--- START ---

diff --git a/kubeai_amd/csrc/prefetch_check.h b/kubeai_amd/csrc/prefetch_check.h
--- /dev/null
+++ b/kubeai_amd/csrc/prefetch_check.h
@@ -0,0 +1,31 @@
+#pragma once
+
+#include <torch/extension.h>
+
+#include "prefetch_plan.h"
+
+struct PrefetchArgs {
+  const void* ptr = nullptr;
+  int64_t bytes = 0;
+  int blocks = 0;
+};
+
+constexpr int kPrefetchMaxBlocks = 1024;
+
+inline PrefetchArgs check_prefetch(const c10::optional<torch::Tensor>& t,
+                                   const int64_t nbytes, const int64_t n_blocks,
+                                   const torch::Tensor& like) {
+  if (!t.has_value()) return {};
+  TORCH_CHECK(t->is_contiguous(), "prefetch tensor is not contiguous");
+  TORCH_CHECK(t->device() == like.device(), "prefetch tensor is on ",
+              t->device(), ", the op runs on ", like.device());
+  TORCH_CHECK(nbytes >= 0 && nbytes <= (int64_t)t->nbytes(), "prefetch of ",
+              nbytes, " bytes from a tensor of ", t->nbytes());
+  TORCH_CHECK(n_blocks >= 0 && n_blocks <= kPrefetchMaxBlocks,
+              "prefetch block count ", n_blocks);
+  TORCH_CHECK(reinterpret_cast<uintptr_t>(t->data_ptr()) %
+                      prefetch_plan::kVecBytes == 0,
+              "prefetch tensor is not 16-byte aligned");
+  if (nbytes < prefetch_plan::kVecBytes || n_blocks == 0) return {};
+  return {t->data_ptr(), nbytes, (int)n_blocks};
+}
diff --git a/kubeai_amd/csrc/prefetch_plan.h b/kubeai_amd/csrc/prefetch_plan.h
--- /dev/null
+++ b/kubeai_amd/csrc/prefetch_plan.h
@@ -0,0 +1,31 @@
+#pragma once
+
+#include <cstdint>
+
+#ifdef __HIPCC__
+#define PREFETCH_PLAN_FN __host__ __device__ inline
+#else
+#define PREFETCH_PLAN_FN inline
+#endif
+
+namespace prefetch_plan {
+
+constexpr int64_t kVecBytes = 16;
+
+struct Slice {
+  int64_t begin, end;
+};
+
+PREFETCH_PLAN_FN Slice block_slice(const int64_t bytes, const int n_blocks,
+                                   const int block, const int threads) {
+  const int64_t total = bytes / kVecBytes * kVecBytes;
+  const int64_t chunk = (int64_t)threads * kVecBytes;
+  const int64_t n_chunks = (total + chunk - 1) / chunk;
+  int64_t begin = n_chunks * block / n_blocks * chunk;
+  int64_t end = n_chunks * (block + 1) / n_blocks * chunk;
+  if (begin > total) begin = total;
+  if (end > total) end = total;
+  return {begin, end};
+}
+
+}
diff --git a/kubeai_amd/csrc/row_kernels.hip b/kubeai_amd/csrc/row_kernels.hip
--- a/kubeai_amd/csrc/row_kernels.hip
+++ b/kubeai_amd/csrc/row_kernels.hip
@@ -4,6 +4,7 @@
 
 #include "common.h"
 #include "dispatch.h"
+#include "prefetch_check.h"
 
 namespace {
 
@@ -36,9 +37,13 @@
     const float eps, const int H,
     const int32_t* __restrict__ ids = nullptr,
     const int V = 0,
-    const bool write_rows = true) {
+    const bool write_rows = true,
+    const void* __restrict__ pf_ptr = nullptr, const int64_t pf_bytes = 0,
+    const int pf_blocks = 0) {
   static_assert(!kEmbed || (kFp8Out && !kFused && !kDiv));
   static_assert(!kDiv || (kFp8Out && kFused));
+  if constexpr (kFp8Out && !kDiv)
+    if (prefetch_block(pf_ptr, pf_bytes, pf_blocks)) return;
   const int row = blockIdx.x;
   int64_t src = row;
   if constexpr (kEmbed) src = min(max(ids[row], 0), V - 1);
@@ -166,7 +171,11 @@
     unsigned char* __restrict__ out,
     float* __restrict__ out_scale,
     const ushort* __restrict__ xin,
-    const int W) {
+    const int W,
+    const void* __restrict__ pf_ptr, const int64_t pf_bytes,
+    const int pf_blocks) {
+  if constexpr (!kDiv)
+    if (prefetch_block(pf_ptr, pf_bytes, pf_blocks)) return;
   const int row = blockIdx.x;
   const ushort* in = xin + (int64_t)row * Producer::kInWidth * W;
   const int nvec = W / 8;
@@ -218,7 +227,8 @@
 void launch_rmsnorm(void* out, float* out_scale, const torch::Tensor& x,
                     void* residual, const torch::Tensor& weight, double eps,
                     const torch::Tensor* ids = nullptr,
-                    const bool write_rows = true) {
+                    const bool write_rows = true,
+                    const PrefetchArgs pf = {}) {
   const int H = x.size(-1);
   check_row_op(x, H);
   const int T = kEmbed ? ids->numel() : x.numel() / H;
@@ -233,18 +243,19 @@
     constexpr int kIters = decltype(iters)::value;
     hipLaunchKernelGGL(
         (rmsnorm_kernel<kFused, kFp8Out, kThreads, kIters, kDiv, kEmbed>),
-        dim3(T), dim3(kThreads), 0, c10::hip::getCurrentHIPStream().stream(),
+        dim3(T + pf.blocks), dim3(kThreads), 0,
+        c10::hip::getCurrentHIPStream().stream(),
         (out_t*)out, out_scale, (ushort*)x.data_ptr(), (ushort*)residual,
         (const ushort*)weight.data_ptr(), (float)eps, H,
         kEmbed ? ids->data_ptr<int32_t>() : nullptr,
-        kEmbed ? (int)x.size(0) : 0, write_rows);
+        kEmbed ? (int)x.size(0) : 0, write_rows, pf.ptr, pf.bytes, pf.blocks);
   });
   HIP_CHECK_KERNEL();
 }
 
 template <typename Producer, bool kDiv = false>
 void launch_row_fp8(torch::Tensor& out, torch::Tensor& out_scale,
-                    const torch::Tensor& x) {
+                    const torch::Tensor& x, const PrefetchArgs pf = {}) {
   const int W = x.size(-1) / Producer::kInWidth;
   check_row_op(x, W);
   TORCH_CHECK(x.size(-1) == (int64_t)W * Producer::kInWidth);
@@ -253,12 +264,13 @@
   dispatch_row<RowPolicy::kMax>(W / 8, [&](auto threads, auto iters) {
     constexpr int kThreads = decltype(threads)::value;
     constexpr int kIters = decltype(iters)::value;
-    hipLaunchKernelGGL((row_fp8_kernel<Producer, kDiv, kThreads, kIters>), dim3(T),
-                       dim3(kThreads), 0,
+    hipLaunchKernelGGL((row_fp8_kernel<Producer, kDiv, kThreads, kIters>),
+                       dim3(T + pf.blocks), dim3(kThreads), 0,
                        c10::hip::getCurrentHIPStream().stream(),
                        (unsigned char*)out.data_ptr(),
                        out_scale.data_ptr<float>(),
-                       (const ushort*)x.data_ptr(), W);
+                       (const ushort*)x.data_ptr(), W, pf.ptr, pf.bytes,
+                       pf.blocks);
   });
   HIP_CHECK_KERNEL();
 }
@@ -279,17 +291,26 @@
 }
 
 void rmsnorm_fp8(torch::Tensor out, torch::Tensor out_scale, torch::Tensor x,
-                 torch::Tensor weight, double eps) {
+                 torch::Tensor weight, double eps,
+                 c10::optional<torch::Tensor> prefetch, int64_t prefetch_bytes,
+                 int64_t n_prefetch_blocks) {
+  const PrefetchArgs pf =
+      check_prefetch(prefetch, prefetch_bytes, n_prefetch_blocks, x);
   launch_rmsnorm<false, true>(out.data_ptr(), out_scale.data_ptr<float>(), x,
-                              nullptr, weight, eps);
+                              nullptr, weight, eps, nullptr, true, pf);
 }
 
 void fused_add_rmsnorm_fp8(torch::Tensor out, torch::Tensor out_scale,
                            torch::Tensor x, torch::Tensor residual,
-                           torch::Tensor weight, double eps) {
+                           torch::Tensor weight, double eps,
+                           c10::optional<torch::Tensor> prefetch,
+                           int64_t prefetch_bytes, int64_t n_prefetch_blocks) {
   TORCH_CHECK(residual.is_contiguous());
+  const PrefetchArgs pf =
+      check_prefetch(prefetch, prefetch_bytes, n_prefetch_blocks, x);
   launch_rmsnorm<true, true>(out.data_ptr(), out_scale.data_ptr<float>(), x,
-                             residual.data_ptr(), weight, eps);
+                             residual.data_ptr(), weight, eps, nullptr, true,
+                             pf);
 }
 
 void fused_add_rmsnorm_fp8_div(torch::Tensor out, torch::Tensor out_scale,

--- END ---

» **What the task asks**
The required output is a copy of each line in the records where the string "kEmbed" occurs.

» **Finished exercise**
   static_assert(!kEmbed || (kFp8Out && !kFused && !kDiv));
   if constexpr (kEmbed) src = min(max(ids[row], 0), V - 1);
   const int T = kEmbed ? ids->numel() : x.numel() / H;
         (rmsnorm_kernel<kFused, kFp8Out, kThreads, kIters, kDiv, kEmbed>),
         kEmbed ? ids->data_ptr<int32_t>() : nullptr,
-        kEmbed ? (int)x.size(0) : 0, write_rows);
+        kEmbed ? (int)x.size(0) : 0, write_rows, pf.ptr, pf.bytes, pf.blocks);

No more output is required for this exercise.